*Assignment*:
Find the line with "for (int l = 0;" in the entries below, then reproduce it and every line after it down to and including the line with "1) / span : 1;", exactly.

--- Provided records Enclosed Below ---

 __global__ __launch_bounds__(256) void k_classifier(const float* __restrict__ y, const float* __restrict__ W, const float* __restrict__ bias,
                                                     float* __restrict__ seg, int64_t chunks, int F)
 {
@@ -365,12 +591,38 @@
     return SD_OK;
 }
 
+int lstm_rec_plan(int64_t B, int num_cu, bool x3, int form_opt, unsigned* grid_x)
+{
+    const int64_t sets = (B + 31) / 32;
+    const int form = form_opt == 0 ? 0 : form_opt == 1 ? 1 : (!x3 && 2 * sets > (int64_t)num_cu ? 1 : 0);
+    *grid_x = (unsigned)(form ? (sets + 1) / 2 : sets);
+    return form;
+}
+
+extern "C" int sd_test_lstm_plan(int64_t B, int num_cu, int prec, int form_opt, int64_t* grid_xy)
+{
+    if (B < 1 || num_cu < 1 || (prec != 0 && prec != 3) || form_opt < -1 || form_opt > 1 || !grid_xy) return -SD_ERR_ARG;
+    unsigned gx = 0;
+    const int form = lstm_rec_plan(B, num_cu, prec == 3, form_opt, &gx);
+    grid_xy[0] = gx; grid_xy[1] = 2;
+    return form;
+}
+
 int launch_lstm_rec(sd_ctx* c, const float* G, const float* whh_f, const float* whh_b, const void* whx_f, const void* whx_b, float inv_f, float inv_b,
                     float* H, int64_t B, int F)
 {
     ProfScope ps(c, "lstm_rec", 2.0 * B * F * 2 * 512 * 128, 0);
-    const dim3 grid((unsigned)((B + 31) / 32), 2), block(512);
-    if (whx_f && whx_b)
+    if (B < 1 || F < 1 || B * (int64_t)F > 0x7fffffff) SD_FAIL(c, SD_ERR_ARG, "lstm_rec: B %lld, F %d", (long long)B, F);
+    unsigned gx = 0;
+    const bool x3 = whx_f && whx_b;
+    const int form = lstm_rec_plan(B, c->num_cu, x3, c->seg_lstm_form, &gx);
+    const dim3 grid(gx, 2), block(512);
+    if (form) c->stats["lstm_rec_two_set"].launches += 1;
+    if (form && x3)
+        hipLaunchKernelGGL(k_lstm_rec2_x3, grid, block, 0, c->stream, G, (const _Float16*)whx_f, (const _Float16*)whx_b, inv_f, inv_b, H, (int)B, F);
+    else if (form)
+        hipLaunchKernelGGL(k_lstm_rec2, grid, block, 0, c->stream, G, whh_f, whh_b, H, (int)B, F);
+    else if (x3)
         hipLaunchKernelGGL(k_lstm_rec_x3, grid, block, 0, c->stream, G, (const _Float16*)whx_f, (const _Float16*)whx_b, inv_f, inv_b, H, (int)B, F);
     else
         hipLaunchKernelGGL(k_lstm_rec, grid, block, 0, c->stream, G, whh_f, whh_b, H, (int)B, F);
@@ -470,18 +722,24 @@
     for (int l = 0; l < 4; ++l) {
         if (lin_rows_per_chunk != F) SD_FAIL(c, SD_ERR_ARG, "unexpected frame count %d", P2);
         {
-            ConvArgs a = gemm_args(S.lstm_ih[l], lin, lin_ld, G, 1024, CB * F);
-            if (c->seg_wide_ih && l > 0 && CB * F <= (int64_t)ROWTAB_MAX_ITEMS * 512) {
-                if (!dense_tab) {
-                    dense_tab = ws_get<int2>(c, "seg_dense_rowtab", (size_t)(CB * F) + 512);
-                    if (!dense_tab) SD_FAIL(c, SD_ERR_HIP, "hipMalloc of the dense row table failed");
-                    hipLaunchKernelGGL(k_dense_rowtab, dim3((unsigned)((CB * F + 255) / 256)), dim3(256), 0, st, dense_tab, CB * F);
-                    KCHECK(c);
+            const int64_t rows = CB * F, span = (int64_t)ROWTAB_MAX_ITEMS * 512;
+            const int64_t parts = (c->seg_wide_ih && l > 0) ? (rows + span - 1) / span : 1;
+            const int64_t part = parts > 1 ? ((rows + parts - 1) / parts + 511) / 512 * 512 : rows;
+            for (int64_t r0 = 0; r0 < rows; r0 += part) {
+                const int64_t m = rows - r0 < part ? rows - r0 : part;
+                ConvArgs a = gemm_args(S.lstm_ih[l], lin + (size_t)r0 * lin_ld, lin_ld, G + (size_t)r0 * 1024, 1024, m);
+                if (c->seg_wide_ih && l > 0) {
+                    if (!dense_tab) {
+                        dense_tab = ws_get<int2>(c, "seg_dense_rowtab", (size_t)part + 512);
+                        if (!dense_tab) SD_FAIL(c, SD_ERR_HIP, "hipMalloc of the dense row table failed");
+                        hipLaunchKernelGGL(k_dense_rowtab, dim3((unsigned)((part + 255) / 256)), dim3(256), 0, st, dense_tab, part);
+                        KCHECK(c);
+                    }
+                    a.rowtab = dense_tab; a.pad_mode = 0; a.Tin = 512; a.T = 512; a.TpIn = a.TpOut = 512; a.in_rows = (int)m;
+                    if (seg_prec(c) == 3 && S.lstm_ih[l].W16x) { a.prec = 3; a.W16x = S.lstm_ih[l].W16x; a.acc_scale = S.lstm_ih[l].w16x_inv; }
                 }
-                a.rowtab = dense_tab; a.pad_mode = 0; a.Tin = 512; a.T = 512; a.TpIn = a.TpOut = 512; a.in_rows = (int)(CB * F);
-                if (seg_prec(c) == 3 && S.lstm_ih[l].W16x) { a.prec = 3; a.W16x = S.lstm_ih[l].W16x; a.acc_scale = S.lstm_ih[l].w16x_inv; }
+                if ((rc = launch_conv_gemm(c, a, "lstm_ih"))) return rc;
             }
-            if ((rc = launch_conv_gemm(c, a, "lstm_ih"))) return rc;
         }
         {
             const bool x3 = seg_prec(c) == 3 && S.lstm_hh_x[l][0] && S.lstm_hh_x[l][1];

--- End of Enclosed Provided records ---
--- Provided records Enclosed Below ---

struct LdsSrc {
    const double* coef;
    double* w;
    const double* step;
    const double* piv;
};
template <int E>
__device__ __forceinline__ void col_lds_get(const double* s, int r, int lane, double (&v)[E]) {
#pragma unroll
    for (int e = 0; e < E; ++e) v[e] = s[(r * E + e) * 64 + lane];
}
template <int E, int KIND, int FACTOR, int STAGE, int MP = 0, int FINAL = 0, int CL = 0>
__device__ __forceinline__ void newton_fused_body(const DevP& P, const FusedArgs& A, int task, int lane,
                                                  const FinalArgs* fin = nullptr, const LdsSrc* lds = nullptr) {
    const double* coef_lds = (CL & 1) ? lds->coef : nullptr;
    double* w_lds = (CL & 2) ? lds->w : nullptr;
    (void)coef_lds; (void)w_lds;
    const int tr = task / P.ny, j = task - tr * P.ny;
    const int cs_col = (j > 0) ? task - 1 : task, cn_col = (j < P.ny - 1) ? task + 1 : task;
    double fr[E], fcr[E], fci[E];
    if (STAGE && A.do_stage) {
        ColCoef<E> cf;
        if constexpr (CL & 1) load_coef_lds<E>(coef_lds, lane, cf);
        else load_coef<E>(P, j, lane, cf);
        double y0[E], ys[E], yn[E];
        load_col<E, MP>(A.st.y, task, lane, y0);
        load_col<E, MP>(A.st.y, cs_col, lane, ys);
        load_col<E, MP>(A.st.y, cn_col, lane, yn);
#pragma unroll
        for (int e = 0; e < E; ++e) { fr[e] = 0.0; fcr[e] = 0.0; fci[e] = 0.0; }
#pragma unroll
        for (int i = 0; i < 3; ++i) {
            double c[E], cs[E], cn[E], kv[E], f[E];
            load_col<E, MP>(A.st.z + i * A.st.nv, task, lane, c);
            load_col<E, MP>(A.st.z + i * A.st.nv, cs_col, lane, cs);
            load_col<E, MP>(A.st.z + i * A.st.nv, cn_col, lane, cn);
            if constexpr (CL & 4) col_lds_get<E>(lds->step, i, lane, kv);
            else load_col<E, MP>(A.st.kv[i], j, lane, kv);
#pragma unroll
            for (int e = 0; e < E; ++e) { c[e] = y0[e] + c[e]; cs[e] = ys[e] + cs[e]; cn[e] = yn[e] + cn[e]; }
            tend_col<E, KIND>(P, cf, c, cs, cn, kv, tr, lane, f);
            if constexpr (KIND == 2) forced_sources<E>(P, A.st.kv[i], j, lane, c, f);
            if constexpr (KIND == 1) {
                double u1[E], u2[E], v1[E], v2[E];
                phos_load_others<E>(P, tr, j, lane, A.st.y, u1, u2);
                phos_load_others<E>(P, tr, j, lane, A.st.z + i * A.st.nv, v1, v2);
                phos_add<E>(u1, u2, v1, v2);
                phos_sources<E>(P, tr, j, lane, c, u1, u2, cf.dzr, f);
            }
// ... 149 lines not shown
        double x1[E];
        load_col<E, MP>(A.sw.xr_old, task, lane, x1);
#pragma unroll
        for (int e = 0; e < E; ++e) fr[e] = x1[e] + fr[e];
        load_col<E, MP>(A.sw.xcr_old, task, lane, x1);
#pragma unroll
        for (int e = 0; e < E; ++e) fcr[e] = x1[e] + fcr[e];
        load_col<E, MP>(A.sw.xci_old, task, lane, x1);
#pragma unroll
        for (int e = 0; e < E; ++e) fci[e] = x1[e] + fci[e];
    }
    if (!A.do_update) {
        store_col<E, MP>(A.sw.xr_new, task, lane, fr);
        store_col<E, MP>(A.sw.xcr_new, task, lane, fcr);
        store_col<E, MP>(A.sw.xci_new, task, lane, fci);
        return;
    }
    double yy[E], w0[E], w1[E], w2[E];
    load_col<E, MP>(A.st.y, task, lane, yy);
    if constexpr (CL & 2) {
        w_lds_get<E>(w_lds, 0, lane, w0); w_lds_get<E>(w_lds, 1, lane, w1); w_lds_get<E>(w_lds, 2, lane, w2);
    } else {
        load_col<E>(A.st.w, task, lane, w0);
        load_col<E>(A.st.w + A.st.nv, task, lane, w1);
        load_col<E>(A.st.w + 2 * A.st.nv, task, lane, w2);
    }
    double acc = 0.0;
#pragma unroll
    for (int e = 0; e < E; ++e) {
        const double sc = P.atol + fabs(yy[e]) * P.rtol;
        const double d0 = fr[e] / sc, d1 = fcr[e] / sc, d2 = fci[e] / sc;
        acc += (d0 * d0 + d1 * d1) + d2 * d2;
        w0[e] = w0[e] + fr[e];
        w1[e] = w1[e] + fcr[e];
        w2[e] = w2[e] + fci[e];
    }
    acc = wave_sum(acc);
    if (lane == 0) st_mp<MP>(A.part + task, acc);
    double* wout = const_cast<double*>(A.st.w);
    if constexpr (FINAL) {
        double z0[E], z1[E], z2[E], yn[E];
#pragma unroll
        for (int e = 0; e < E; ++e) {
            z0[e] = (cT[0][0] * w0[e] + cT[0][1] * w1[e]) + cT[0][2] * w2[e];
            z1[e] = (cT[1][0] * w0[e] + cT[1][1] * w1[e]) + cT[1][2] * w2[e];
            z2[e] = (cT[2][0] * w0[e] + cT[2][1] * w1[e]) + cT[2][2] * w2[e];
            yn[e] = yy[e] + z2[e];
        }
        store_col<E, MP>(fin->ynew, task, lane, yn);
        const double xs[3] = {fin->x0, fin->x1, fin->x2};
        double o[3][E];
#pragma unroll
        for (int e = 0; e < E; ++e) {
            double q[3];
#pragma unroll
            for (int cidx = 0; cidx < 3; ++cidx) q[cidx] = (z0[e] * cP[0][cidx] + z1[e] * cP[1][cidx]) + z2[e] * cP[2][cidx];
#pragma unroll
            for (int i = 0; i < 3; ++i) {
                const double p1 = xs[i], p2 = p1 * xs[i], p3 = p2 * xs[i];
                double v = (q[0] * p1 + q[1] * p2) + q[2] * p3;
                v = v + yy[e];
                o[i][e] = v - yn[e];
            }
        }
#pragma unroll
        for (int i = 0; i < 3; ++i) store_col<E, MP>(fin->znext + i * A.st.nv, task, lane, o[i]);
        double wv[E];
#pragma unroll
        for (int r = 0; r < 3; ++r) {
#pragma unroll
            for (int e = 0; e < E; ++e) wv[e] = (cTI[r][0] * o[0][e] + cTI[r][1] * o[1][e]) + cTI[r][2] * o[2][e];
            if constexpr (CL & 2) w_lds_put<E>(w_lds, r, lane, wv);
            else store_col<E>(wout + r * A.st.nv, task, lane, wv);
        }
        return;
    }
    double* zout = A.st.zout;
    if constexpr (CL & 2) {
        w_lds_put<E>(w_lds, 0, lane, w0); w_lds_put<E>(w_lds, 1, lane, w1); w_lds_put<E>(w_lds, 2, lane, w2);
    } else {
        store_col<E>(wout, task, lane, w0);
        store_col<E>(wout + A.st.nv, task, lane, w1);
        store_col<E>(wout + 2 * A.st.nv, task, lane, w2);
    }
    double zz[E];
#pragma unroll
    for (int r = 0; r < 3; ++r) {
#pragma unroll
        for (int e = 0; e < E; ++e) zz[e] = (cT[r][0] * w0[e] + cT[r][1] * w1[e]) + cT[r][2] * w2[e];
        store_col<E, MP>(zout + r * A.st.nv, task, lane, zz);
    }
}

--- End of Enclosed Provided records ---

*Response for this exercise*:
     for (int l = 0; l < 4; ++l) {
         if (lin_rows_per_chunk != F) SD_FAIL(c, SD_ERR_ARG, "unexpected frame count %d", P2);
         {
-            ConvArgs a = gemm_args(S.lstm_ih[l], lin, lin_ld, G, 1024, CB * F);
-            if (c->seg_wide_ih && l > 0 && CB * F <= (int64_t)ROWTAB_MAX_ITEMS * 512) {
-                if (!dense_tab) {
-                    dense_tab = ws_get<int2>(c, "seg_dense_rowtab", (size_t)(CB * F) + 512);
-                    if (!dense_tab) SD_FAIL(c, SD_ERR_HIP, "hipMalloc of the dense row table failed");
-                    hipLaunchKernelGGL(k_dense_rowtab, dim3((unsigned)((CB * F + 255) / 256)), dim3(256), 0, st, dense_tab, CB * F);
-                    KCHECK(c);
+            const int64_t rows = CB * F, span = (int64_t)ROWTAB_MAX_ITEMS * 512;
+            const int64_t parts = (c->seg_wide_ih && l > 0) ? (rows + span - 1) / span : 1;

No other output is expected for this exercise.